Our staff constantly monitors weather conditions, and when severe weather threatens, we begin mobilizing early on. By the time severe storms reach our area, our emergency team is already at work implementing our storm response plan. As soon as weather conditions permit us to safely begin restoration work, such as when the storm subsides, our crews assess the extent of damage and begin restoration. If necessary, we call in line crews from other utilities to help with restoration efforts.
How do you decide which customers get their power restored first?
Our top priority is restoring power to hospitals, nursing-care facilities, police and fire stations, communication facilities (radio and television stations), and sanitary-pumping facilities. We then focus on restoring power to the remaining households and businesses, starting with electrical circuits where the largest numbers of customers are without power.

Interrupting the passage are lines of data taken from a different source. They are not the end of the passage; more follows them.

## Replace child_drops with sign-bit comparison index into precomputed order tables

In the octree child-visit step, the per-child drop mask is now computed from twelve sign bits of time-comparison differences. These bits index two 64-entry constant tables that are ANDed to give the keep mask, replacing the previous child_drops arithmetic. The device version is hand-written inline assembly using v_sub/v_alignbit. At the camera root, fast_begin also clears the child mask when the ray interval is empty. The change aims to shorten the per-node ALU sequence, at the cost of scalar or constant memory lookups, and it depends on the tables matching child_drops exactly, for which debug and validation entry points are added.

```diff
diff --git a/octreeraytracer_amd/csrc/host_emulation.inc b/octreeraytracer_amd/csrc/host_emulation.inc
--- a/octreeraytracer_amd/csrc/host_emulation.inc
+++ b/octreeraytracer_amd/csrc/host_emulation.inc
@@ -118,6 +118,10 @@
 private:
     std::vector<float> zeros_, fr2_, a_, b_;
 };
+
+__global__ void k_order_tables(uint8_t* out) {
+    if (threadIdx.x < sizeof(ort::OrderTables)) out[threadIdx.x] = ort::g_order_tables.b[threadIdx.x];
+}
 
 }
 
@@ -719,6 +723,77 @@
     return ORT_OK;
 }
 
+int ort_debug_child_order(int32_t mode, const float* in, int64_t n, const float* tmins, int32_t n_tmin,
+                          const float* closests, int32_t n_closest, uint64_t* out) {
+    if (!out) return fail(nullptr, ORT_ERR_INVALID_ARG, "ort_debug_child_order: no output");
+    if (mode == 2) {
+        for (int i = 0; i < 5; ++i) {
+            out[i] = ort::g_order_visits[i];
+            if (n) ort::g_order_visits[i] = 0;
+        }
+        out[5] = (uint64_t)ort::Masks64::kOrderBits;
+        return ORT_OK;
+    }
+    if (mode == 3) {
+        for (int i = 0; i < 128; ++i) out[i] = ort::kOrderTablesHost.b[i];
+        return ORT_OK;
+    }
+    if (mode == 4) {
+        uint8_t* d = nullptr;
+        uint8_t t[sizeof(ort::OrderTables)];
+        if (hipMalloc((void**)&d, sizeof(t)) != hipSuccess) return fail(nullptr, ORT_ERR_INTERNAL, "ort_debug_child_order: hipMalloc failed");
+        hipLaunchKernelGGL(k_order_tables, dim3(1), dim3(128), 0, 0, d);
+        hipError_t e = hipGetLastError();
+        if (e == hipSuccess) e = hipMemcpy(t, d, sizeof(t), hipMemcpyDeviceToHost);
+        (void)hipFree(d);
+        if (e != hipSuccess) return fail(nullptr, ORT_ERR_INTERNAL, "ort_debug_child_order: reading the tables failed");
+        for (int i = 0; i < 128; ++i) out[i] = t[i];
+        return ORT_OK;
+    }
+    if ((mode != 0 && mode != 1) || !in || n < 0) return fail(nullptr, ORT_ERR_INVALID_ARG, "ort_debug_child_order: bad args");
+    auto both = [&](const float* v, uint32_t& a, uint32_t& b) {
+        a = ~ort::child_drops(v[0], v[1], v[2], v[3], v[4], v[5], v[6], v[7], v[8], v[9]) & 0xffu;
+        b = ort::child_order_keep(v[0], v[1], v[2], v[3], v[4], v[5], v[6], v[7], v[8], v[9]);
+    };
+    if (mode == 0) {
+        for (int64_t i = 0; i < n; ++i) {
+            uint32_t a, b;
+            both(in + 10 * i, a, b);
+            out[2 * i] = a;
+            out[2 * i + 1] = b;
+        }
+        return ORT_OK;
+    }
+    if (!tmins || !closests || n_tmin < 1 || n_closest < 1) return fail(nullptr, ORT_ERR_INVALID_ARG, "ort_debug_child_order: bad args");
+    for (int64_t i = 1; i < n; ++i)
+        if (!(in[i - 1] <= in[i])) return fail(nullptr, ORT_ERR_INVALID_ARG, "ort_debug_child_order: grid not ascending");
+    struct Tri { float v[3]; float operator[](int i) const { return v[i]; } };
+    std::vector<Tri> tri;
+    for (int64_t i = 0; i < n; ++i)
+        for (int64_t j = i; j < n; ++j)
+            for (int64_t k = j; k < n; ++k) tri.push_back(Tri{{in[i], in[j], in[k]}});
+    for (int i = 0; i < 4; ++i) out[i] = 0;
+    for (const auto& A : tri)
+        for (const auto& B : tri)
+            for (const auto& Cx : tri)
+                for (int32_t ti = 0; ti < n_tmin; ++ti)
+                    for (int32_t ci = 0; ci < n_closest; ++ci) {
+                        const float v[10] = {A[0], B[0], A[1], B[1], A[2], B[2], fmaxf(Cx[0], tmins[ti]), fmaxf(Cx[1], tmins[ti]),
+                                             fminf(Cx[1], closests[ci]), fminf(Cx[2], closests[ci])};
+                        uint32_t a, b;
+                        both(v, a, b);
+                        const bool premise = ort::fmin3(v[4], v[5], v[9]) >= ort::fmax3(v[0], v[1], v[6]);
+                        if (premise) {
+                            out[0] += 1;
+                            out[1] += a != b;
+                        } else {
+                            out[2] += 1;
+                            out[3] += a != 0;
+                        }
+                    }
+    return ORT_OK;
+}
+
 int ort_debug_pop_coverage(uint64_t* hb_pops, uint64_t* sign_masks, int32_t reset) {
     for (int i = 0; i < 64; ++i)
         if (hb_pops) hb_pops[i] = ort::g_pop_cover[i];
diff --git a/octreeraytracer_amd/csrc/ort_internal.h b/octreeraytracer_amd/csrc/ort_internal.h
--- a/octreeraytracer_amd/csrc/ort_internal.h
+++ b/octreeraytracer_amd/csrc/ort_internal.h
@@ -119,6 +119,8 @@
 int ort_debug_ctx_array(ort_ctx* ctx, const char* name, void* out, int64_t cap_bytes, int64_t* bytes);
 int ort_debug_leaf_forms(uint64_t* out4, int32_t reset);
 int ort_debug_leaf_dedup(uint64_t* out3, int32_t reset);
+int ort_debug_child_order(int32_t mode, const float* in, int64_t n, const float* tmins, int32_t n_tmin,
+                          const float* closests, int32_t n_closest, uint64_t* out);
 int64_t ort_debug_walk_steps_ex(const float* sphere_center_radius, const float* sphere_mat_albedo, const float* sphere_fuzz_ri,
                                 int32_t n_spheres, const float* node_min, const float* node_max, const int32_t* children_offset,
                                 const int32_t* objects_offset, const int32_t* object_count, int32_t n_nodes,
diff --git a/octreeraytracer_amd/csrc/render_fast_state.inc b/octreeraytracer_amd/csrc/render_fast_state.inc
--- a/octreeraytracer_amd/csrc/render_fast_state.inc
+++ b/octreeraytracer_amd/csrc/render_fast_state.inc
@@ -8,6 +8,7 @@
     static constexpr bool kPopTable = true;
     static constexpr bool kLeafInline = true;
     static constexpr bool kLeafDedup = true;
+    static constexpr bool kOrderBits = true;
     uint64_t m;
     ORT_FN void clear() { m = 0; }
     ORT_FN bool empty() const { return m == 0; }
@@ -40,6 +41,7 @@
     static constexpr bool kPreMid = false;
     static constexpr bool kRevPlanes = false;
     static constexpr bool kPopTable = false;
+    static constexpr bool kOrderBits = false;
     static constexpr bool kKidSkip = true;
     static constexpr int kSplit = 2;
     uint64_t lo;
@@ -86,6 +88,7 @@
     static_assert(!Masks::kPopTable || (Masks::kRevPlanes && Masks::kInlineLeaves), "the pop table has no level-D entries");
     static_assert(!Masks::kLeafInline || (Masks::kInlineLeaves && !Masks::kKidSkip), "leaf16 records: inline leaf children, no skip");
     static_assert(!Masks::kLeafDedup || Masks::kLeafInline, "repeat masks: the leaf16 records");
+    static_assert(!Masks::kOrderBits || Masks::kLeafDedup, "order bits: the depth <= 8 camera walk (fast_begin's CAM)");
     V3 d;
     float ya;
     float oA, oB, oC, iA, iB, iC;
@@ -155,6 +158,7 @@
     static constexpr bool kLeafDedup = false;
     static constexpr bool kPopTable = false;
     static constexpr bool kPreMid = false;
+    static constexpr bool kOrderBits = false;
     static constexpr bool kKidSkip = true;
 };
 struct Masks64PlainLds : Masks64Plain {
diff --git a/octreeraytracer_amd/csrc/render_fast_walk.inc b/octreeraytracer_amd/csrc/render_fast_walk.inc
--- a/octreeraytracer_amd/csrc/render_fast_walk.inc
+++ b/octreeraytracer_amd/csrc/render_fast_walk.inc
@@ -26,6 +26,10 @@
     st.rec = fetch_node(S, i);
     if (kid) st.kd = fetch_kid(S, i);
 }
+
+#if ORT_ANALYSIS
+inline unsigned long long g_order_visits[5];
+#endif
 
 template <int CAM = -1, class Masks>
 ORT_FN bool fast_begin(const KScene& S, const float* planes, const uint8_t* rank_lut, const Ray& r, V3 inv, float t_min,
@@ -93,6 +97,13 @@
     st.kc_id = ~0u;
     st.kc_e = 0.0f;
     st.masks.clear();
+    if constexpr (Masks::kOrderBits && (CAM < 0 ? Masks::kLeafDedup : CAM != 0)) {
+        const float E = fmax3(st.tNA, st.tNB, fmax_tmin(st.tNC)), X = fmin3(st.tFA, st.tFB, fmin2(st.tFC, t_max));
+#if ORT_ANALYSIS && !defined(__HIP_DEVICE_COMPILE__)
+        g_order_visits[4] += (st.rec.y & ORT_INTERNAL_FLAG) && !(X >= E);
+#endif
+        if ((st.rec.y & ORT_INTERNAL_FLAG) && !(X >= E)) st.rec.y &= ~0xffu;
+    }
     return fmin3(st.tFA, st.tFB, st.tFC) >= fmax3(st.tNA, st.tNB, st.tNC);
 }
 
@@ -177,6 +188,61 @@
     return drop;
 }
 
+ORT_FN void child_order_index(float tNA, float tNB, float tMA, float tMB, float tFA, float tFB, float nN, float nF,
+                              float cN, float cF, uint32_t& i1, uint32_t& i2) {
+    const float E = fmax3(tNA, tNB, nN), X = fmin3(tFA, tFB, cF);
+    uint32_t a = 0, b = 0;
+#define ORT_BIT(I, P, Q) I = (I << 1) | (f2u((P) - (Q)) >> 31);
+    ORT_BIT(a, tMA, E)
+    ORT_BIT(a, tMB, E)
+    ORT_BIT(a, cN, E)
+    ORT_BIT(a, X, tMA)
+    ORT_BIT(a, X, tMB)
+    ORT_BIT(a, X, nF)
+    ORT_BIT(b, tMA, tMB)
+    ORT_BIT(b, tMB, tMA)
+    ORT_BIT(b, tMA, nF)
+    ORT_BIT(b, cN, tMA)
+    ORT_BIT(b, tMB, nF)
+    ORT_BIT(b, cN, tMB)
+#undef ORT_BIT
+    i1 = a;
+    i2 = b;
+}
+ORT_FN uint32_t child_order_keep(float tNA, float tNB, float tMA, float tMB, float tFA, float tFB, float nN, float nF,
+                                 float cN, float cF) {
+#if defined(__HIP_DEVICE_COMPILE__)
+    uint32_t a1, a2;
+    float e;
+#define ORT_B0(I, T, P, Q) "v_sub_f32 " T ", " P ", " Q "\n\tv_lshrrev_b32 " I ", 31, " T "\n\t"
+#define ORT_B(I, T, P, Q) "v_sub_f32 " T ", " P ", " Q "\n\tv_alignbit_b32 " I ", " I ", " T ", 31\n\t"
+    asm("v_max3_f32 %[e], %[NA], %[NB], %[nN]\n\t"
+        ORT_B0("%[a1]", "%[a2]", "%[MA]", "%[e]")
+        ORT_B("%[a1]", "%[a2]", "%[MB]", "%[e]")
+        ORT_B("%[a1]", "%[a2]", "%[cN]", "%[e]")
+        "v_min3_f32 %[a2], %[FA], %[FB], %[cF]\n\t"
+        ORT_B("%[a1]", "%[e]", "%[a2]", "%[MA]")
+        ORT_B("%[a1]", "%[e]", "%[a2]", "%[MB]")
+        ORT_B("%[a1]", "%[e]", "%[a2]", "%[nF]")
+        ORT_B0("%[a2]", "%[e]", "%[MA]", "%[MB]")
+        ORT_B("%[a2]", "%[e]", "%[MB]", "%[MA]")
+        ORT_B("%[a2]", "%[e]", "%[MA]", "%[nF]")
+        ORT_B("%[a2]", "%[e]", "%[cN]", "%[MA]")
+        ORT_B("%[a2]", "%[e]", "%[MB]", "%[nF]")
+        ORT_B("%[a2]", "%[e]", "%[cN]", "%[MB]")
+        : [a1] "=&v"(a1), [a2] "=&v"(a2), [e] "=&v"(e)
+        : [NA] "v"(tNA), [NB] "v"(tNB), [MA] "v"(tMA), [MB] "v"(tMB), [FA] "v"(tFA), [FB] "v"(tFB), [nN] "v"(nN),
+          [nF] "v"(nF), [cN] "v"(cN), [cF] "v"(cF));
+#undef ORT_B0
+#undef ORT_B
+    return (uint32_t)g_order_tables.b[a1] & (uint32_t)g_order_tables.b[(size_t)a2 + 64];
+#else
+    uint32_t i1, i2;
+    child_order_index(tNA, tNB, tMA, tMB, tFA, tFB, nN, nF, cN, cF, i1, i2);
+    return (uint32_t)kOrderTablesHost.b[i1] & (uint32_t)kOrderTablesHost.b[64u + i2];
+#endif
+}
+
 template <class Masks>
 ORT_FN bool leaf16_tests(const KScene& S, FastStateT<Masks>& st, int kid, uint4 lr, float ntmin, Counters& cnt) {
     if (!(lr.w >> 31)) {
@@ -309,7 +375,19 @@
         const float tNA = st.tNA, tNB = st.tNB, tNC = st.tNC, tFA = st.tFA, tFB = st.tFB, tFC = st.tFC;
         const float nN = fmax_tmin(tNC), nF = fmax_tmin(tMC);
         const float cN = fmin2(tMC, st.closest), cF = fmin2(tFC, st.closest);
-        const uint32_t keep = rcm & ~child_drops(tNA, tNB, tMA, tMB, tFA, tFB, nN, nF, cN, cF) & 0xffu;
+        uint32_t keep;
+        if constexpr (!COUNT && Masks::kOrderBits) {
+#if ORT_ANALYSIS && !defined(__HIP_DEVICE_COMPILE__)
+            g_order_visits[0] += 1;
+            g_order_visits[1] += !(tNA <= tMA && tMA <= tFA && tNB <= tMB && tMB <= tFB && nN <= nF && cN <= cF);
+            g_order_visits[2] += st.depth > 0 && !(fmin3(tFA, tFB, cF) >= fmax3(tNA, tNB, nN));
+            g_order_visits[3] += (rcm & child_order_keep(tNA, tNB, tMA, tMB, tFA, tFB, nN, nF, cN, cF)) !=
+                                 (rcm & ~child_drops(tNA, tNB, tMA, tMB, tFA, tFB, nN, nF, cN, cF) & 0xffu);
+#endif
+            keep = rcm & child_order_keep(tNA, tNB, tMA, tMB, tFA, tFB, nN, nF, cN, cF);
+        } else {
+            keep = rcm & ~child_drops(tNA, tNB, tMA, tMB, tFA, tFB, nN, nF, cN, cF) & 0xffu;
+        }
         if (Masks::kInlineLeaves && (rec.y & ORT_LEAFKIDS_FLAG)) {
             uint32_t rep = 0;
             if constexpr (!COUNT && Masks::kLeafDedup) {
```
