@@ -239,13 +308,19 @@
       *(u32x4*)(yt + tr * YP + sub * 8) = v;
     }
     __syncthreads();
+    stamp();
   }
 
-  constexpr int NPASS = (NCH + 3) / 4;
+  constexpr int NPASS = (NCH + NW - 1) / NW;
+  auto pack_sync = [&]() {
+    if constexpr (NW == 4) __syncthreads();
+    else asm volatile("" ::: "memory");
+  };
 #pragma unroll 1
   for (int pass = 0; pass < NPASS; ++pass) {
-    const int hc = pass * 4 + wave;
+    const int hc = pass * NW + wave;
     const bool hc_ok = hc < NCH;
+    if (NW > 4 && !hc_ok) break;
     const int hcc = min(hc, NCH - 1);
     unsigned char* ws = scr + wave * G::WSCR;
     const int wr = lane >> 3, wp = lane & 7;
@@ -272,13 +347,18 @@
       for (int j = 0; j < kKvBlocks; ++j)
 #pragma unroll
         for (int r = 0; r < 16; ++r) acc2[a][j][r] = 0.f;
-    auto kstep2 = [&](int s, vec8(&cur)[2][4], vec8(&far)[2][4]) {
-      if (s + 2 < HEADS) fetch_w2((s + 2) * 64, far);
-      vec8 yf[4][kKvBlocks];
-#pragma unroll
-      for (int ks = 0; ks < 4; ++ks)
-#pragma unroll
-        for (int j = 0; j < kKvBlocks; ++j) yf[ks][j] = *(const vec8*)(yt + (j * 32 + col) * YP + s * 64 + ks * 16 + 8 * g);
+    auto kstep2 = [&](auto mode, int s, vec8(&cur)[2][4], vec8(&far)[2][4]) {
+      constexpr int MODE = decltype(mode)::value;
+      if (MODE == 0 ? s + AH < HEADS : MODE == 1) fetch_w2((s + AH) * 64, far);
+      auto yfrag = [&](int j, int ks) { return *(const vec8*)(yt + (j * 32 + col) * YP + s * 64 + ks * 16 + 8 * g); };
+      constexpr bool YALL = NW == 4;
+      vec8 yf[YALL ? 4 : 1][kKvBlocks];
+      if constexpr (YALL) {
+#pragma unroll
+        for (int ks = 0; ks < 4; ++ks)
+#pragma unroll
+          for (int j = 0; j < kKvBlocks; ++j) yf[ks][j] = yfrag(j, ks);
+      }
 #pragma unroll
       for (int a = 0; a < 2; ++a) {
         vec8 wfr[4];
@@ -286,19 +366,49 @@
 #pragma unroll
         for (int ks = 0; ks < 4; ++ks)
 #pragma unroll
-          for (int j = 0; j < kKvBlocks; ++j) acc2[a][j] = E::mma(wfr[ks], yf[ks][j], acc2[a][j]);
+          for (int j = 0; j < kKvBlocks; ++j) acc2[a][j] = E::mma(wfr[ks], YALL ? yf[YALL ? ks : 0][j] : yfrag(j, ks), acc2[a][j]);
       }
     };
     vec8 v0[2][4], v1[2][4], v2[2][4];
     fetch_w2(0, v0);
-    if (HEADS > 1) fetch_w2(64, v1);
+    if (AH == 2 && HEADS > 1) fetch_w2(64, v1);
+    if constexpr (AH == 1) {
+      constexpr std::integral_constant<int, 1> req{};
+      constexpr std::integral_constant<int, 3> last{};
+      int s = 0;
 #pragma unroll 1
-    for (int s = 0; s < HEADS; s += 3) {
-      kstep2(s, v0, v2);
-      if (s + 1 < HEADS) kstep2(s + 1, v1, v0);
-      if (s + 2 < HEADS) kstep2(s + 2, v2, v1);
-    }
+      for (; s + 2 < HEADS; s += 2) {
+        kstep2(req, s, v0, v1);
+        kstep2(req, s + 1, v1, v0);
+      }
+      if constexpr (HEADS % 2 == 0) {
+        kstep2(req, s, v0, v1);
+        kstep2(last, s + 1, v1, v0);
+      } else {
+        kstep2(last, s, v0, v1);
+      }
+    } else {
+      constexpr std::integral_constant<int, 0> rt{};
+#pragma unroll 1
+      for (int s = 0; s < HEADS; s += 3) {
+        kstep2(rt, s, v0, v2);
+        if (s + 1 < HEADS) kstep2(rt, s + 1, v1, v0);
+        if (s + 2 < HEADS) kstep2(rt, s + 2, v2, v1);
+      }
+    }
+    stamp();
     const bool is_k = hc < HEADS;
+    u32x2 bpre[NW > 4 ? 2 : 1][2][2];
+    if constexpr (NW > 4) {
+#pragma unroll
+      for (int a = 0; a < 2; ++a)
+#pragma unroll
+        for (int pr = 0; pr < 2; ++pr) {
+          const uint16_t* bp = bkv + hcc * 64 + a * 32 + 16 * pr + 4 * g;
+          bpre[a][pr][0] = *(const u32x2*)bp;
+          bpre[a][pr][1] = *(const u32x2*)(bp + 8);
+        }
+    }
 #pragma unroll
     for (int j = 0; j < kKvBlocks; ++j) {
       int b, blk, row;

How can I find out when my power will be restored?
After a major storm, it takes us several hours to analyze the extent of damage and develop restoration schedules. You can get a restoration estimate online from a location that has power or by using the DTE Energy Mobile App. You may also call 800.477.4747 and use our automated system. Remember that estimates may be revised if damage is more severe than anticipated or continuing severe weather delays our restoration efforts.
A line truck drove through my neighborhood. Why didn’t the crew stop to restore my power?
Getting the power back on for everyone is a structured and detailed process; everything must be done in steps. The line truck you saw may have contained a crew that was assessing the extent of damage. Or the crew may have been repairing the lines serving your street, which must be done before the line going into your home is fixed. Please refrain from stopping our line crews to ask questions or make special requests. Doing so only slows restoration of power for you and your neighbors.